Subtank Nano (Mini is roughly same size) on istick 30w 14 cm same length as twisp much much better setup battery is 2200 mah vv/vw. Vapeking currently have the red(pink) istck 30w on special for R580.


----------



## Nooby (20/5/15)

deepest said:


> Subtank Nano (Mini is roughly same size) on istick 30w 14 cm same length as twisp much much better setup battery is 2200 mah vv/vw. Vapeking currently have the red(pink) istck 30w on special for R580.



The Nano is a good setup if you don't plan on building your own coils. The Mini has the best of both worlds...

Reactions: Agree 1


----------



## deepest (20/5/15)

Nooby said:


> The Nano is a good setup if you don't plan on building your own coils. The Mini has the best of both worlds...

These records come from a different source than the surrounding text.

struct RtlJob {
    const float* A;
    __amdgpu_buffer_rsrc_t b, o;
    uint32_t brow, orow;
    float scale;
    int ct;
    int pk;
    uint32_t ptile, pkb;
};
#define RTL_LOAD(J, bv_)                                                                                      \
    do {                                                                                                      \
        const uint32_t vo_ = (uint32_t)c31 * 4u + (uint32_t)(8 * h2) * J.brow + (uint32_t)(128 * J.ct);       \
        _Pragma("unroll") for (int b_ = 0; b_ < SP / 16; ++b_)                                                  \
            _Pragma("unroll") for (int s_ = 0; s_ < 8; ++s_)                                                    \
                bv_[8 * b_ + s_] = __builtin_bit_cast(float, __builtin_amdgcn_raw_buffer_load_b32(             \
                    J.b, vo_, (uint32_t)(16 * b_ + s_) * J.brow, 0));                                         \
    } while (0)
#define RTL_COMPUTE(J, bv_)                                                                                   \
    do {                                                                                                      \
        floatx16 o_[T];                                                                                       \
        _Pragma("unroll") for (int t_ = 0; t_ < T; ++t_)                                                        \
            _Pragma("unroll") for (int i_ = 0; i_ < 16; ++i_) o_[t_][i_] = 0.f;                                 \
        _Pragma("unroll") for (int b_ = 0; b_ < SP / 16; ++b_) {                                                \
            _Pragma("unroll") for (int t_ = 0; t_ < T; ++t_) {                                                  \
                float av_[8];                                                                                 \
                _Pragma("unroll") for (int s_ = 0; s_ < 8; ++s_)                                                \
                    av_[s_] = J.A[(16 * b_ + 8 * h2 + s_) * LD + 32 * t_ + c31];                              \
                o_[t_] = mma8<BF>(av_, &bv_[8 * b_], o_[t_]);                                                  \
            }                                                                                                 \
        }                                                                                                     \
        if (J.pk) {                                                   \
            store_rows_packed<T>(o_, J.scale, J.o, prow0, J.ptile, J.pkb, S, c31, h2);                          \
        } else {                                                                                              \
            const uint32_t wo_ = (uint32_t)c31 * 4u + (uint32_t)(4 * h2) * J.orow + (uint32_t)(128 * J.ct);   \
            _Pragma("unroll") for (int t_ = 0; t_ < T; ++t_)                                                    \
                _Pragma("unroll") for (int r_ = 0; r_ < 16; ++r_)                                               \
                    __builtin_amdgcn_raw_buffer_store_b32(__builtin_bit_cast(uint32_t, o_[t_][r_] * J.scale), J.o, wo_, \
                        (uint32_t)(32 * t_ + (r_ & 3) + 8 * (r_ >> 2)) * J.orow, 0);                          \
        }                                                                                                     \
    } while (0)

#undef RTL_PLACEHOLDER
struct StageDma {
    __device__ static __forceinline__ void issue(const float* __restrict__ base, int ld, int S, int row0, int kc, uint32_t lds_bytes) {
        const int lane = threadIdx.x & 63;
        const int r = min(row0 + (lane >> 3), S - 1), c = lane & 7;
        const float* g = base + (size_t)r * ld + kc * 32 + ((c ^ ((r >> 1) & 7)) << 2);
        const uint32_t lb = __builtin_amdgcn_readfirstlane(lds_bytes);
        asm volatile("s_mov_b32 m0, %1\n\ts_nop 0\n\tglobal_load_lds_dwordx4 %0, off" :: "v"(g), "s"(lb) : "memory");
    }
};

Yip i was still using my ego one battery when i ordered the nano as the mini was a little to thick 22mm.
The standard occ coild are a breeze to rebuild anyway. If you are ordering both the subtank and istick at 
the same time go for the mini.


----------



## Rob Fisher (20/5/15)

@PdT don't stray from @Andre's advice... he is probably the most qualified vaper around... the Nautilus Mini and iStick are a fantastic starter kit that performs really well!

Reactions: Agree 1


----------



## Viper_SA (20/5/15)

30W istick is a great option. I switched to that with a Nautilus Mini from the cheap China shop brands and it was great


----------



## Silver (20/5/15)

I can also vouch for the iStick and Nautilus Mini combo
Tried and tested

Just get some extra coils

Reactions: Agree 2 | Winner 1


----------



## Homeboy (20/5/15)

if you are on a budget get a protank mini 3 its around R120 and another R120-R150 for a five pack coils, it will fit on the existing twisp battery - and looks quite nice

but if you want something better without breaking the bank get an ego one, Sky blue has a great offer R650 for the 1100mah kit with 2 free liquids, my one is on the way, cant wait, was also a twisp user and still like the twisp but times have changed and need to move onto better vaping kits


----------



## Homeboy (20/5/15)

i also heard that the nautillis is using ceramic wicks which is not so good for your lungs - but thats what i heard rather go with a tank that uses JAP organic cotton


----------



## Baby Blue$ (20/5/15)

I changed over to the ego one xl after the twisp, its perfect throat hit. I love that its not as bulky as the box type setup of the ileaf 50w and now you get an rba which is cost effective and low maintenance. Happy vaping....


----------



## Ridhwaan (20/5/15)

Cant go wrong with the kangertech subtank and Eleaf istick, I ditched the twisp for that setup and love it


Sent from my iPhone using Tapatalk


----------



## saiman (21/5/15)

If you watching you budget you and also check if somebody is willing to part with their Innokin CLK or Vision Spinner II paired with nautilus mini or protank mini you will really have a low-cost setup miles above the Twisp. Don't get tempted to buy anything at a China mall. Ego One has nothing to do with many other products saying Ego


----------



## sneakydino (21/5/15)

http://www.ecigssa.co.za/urgent-assistance-for-an-ultra-n00b.t10105/

Dude check out the link, i needed the exact same advice


----------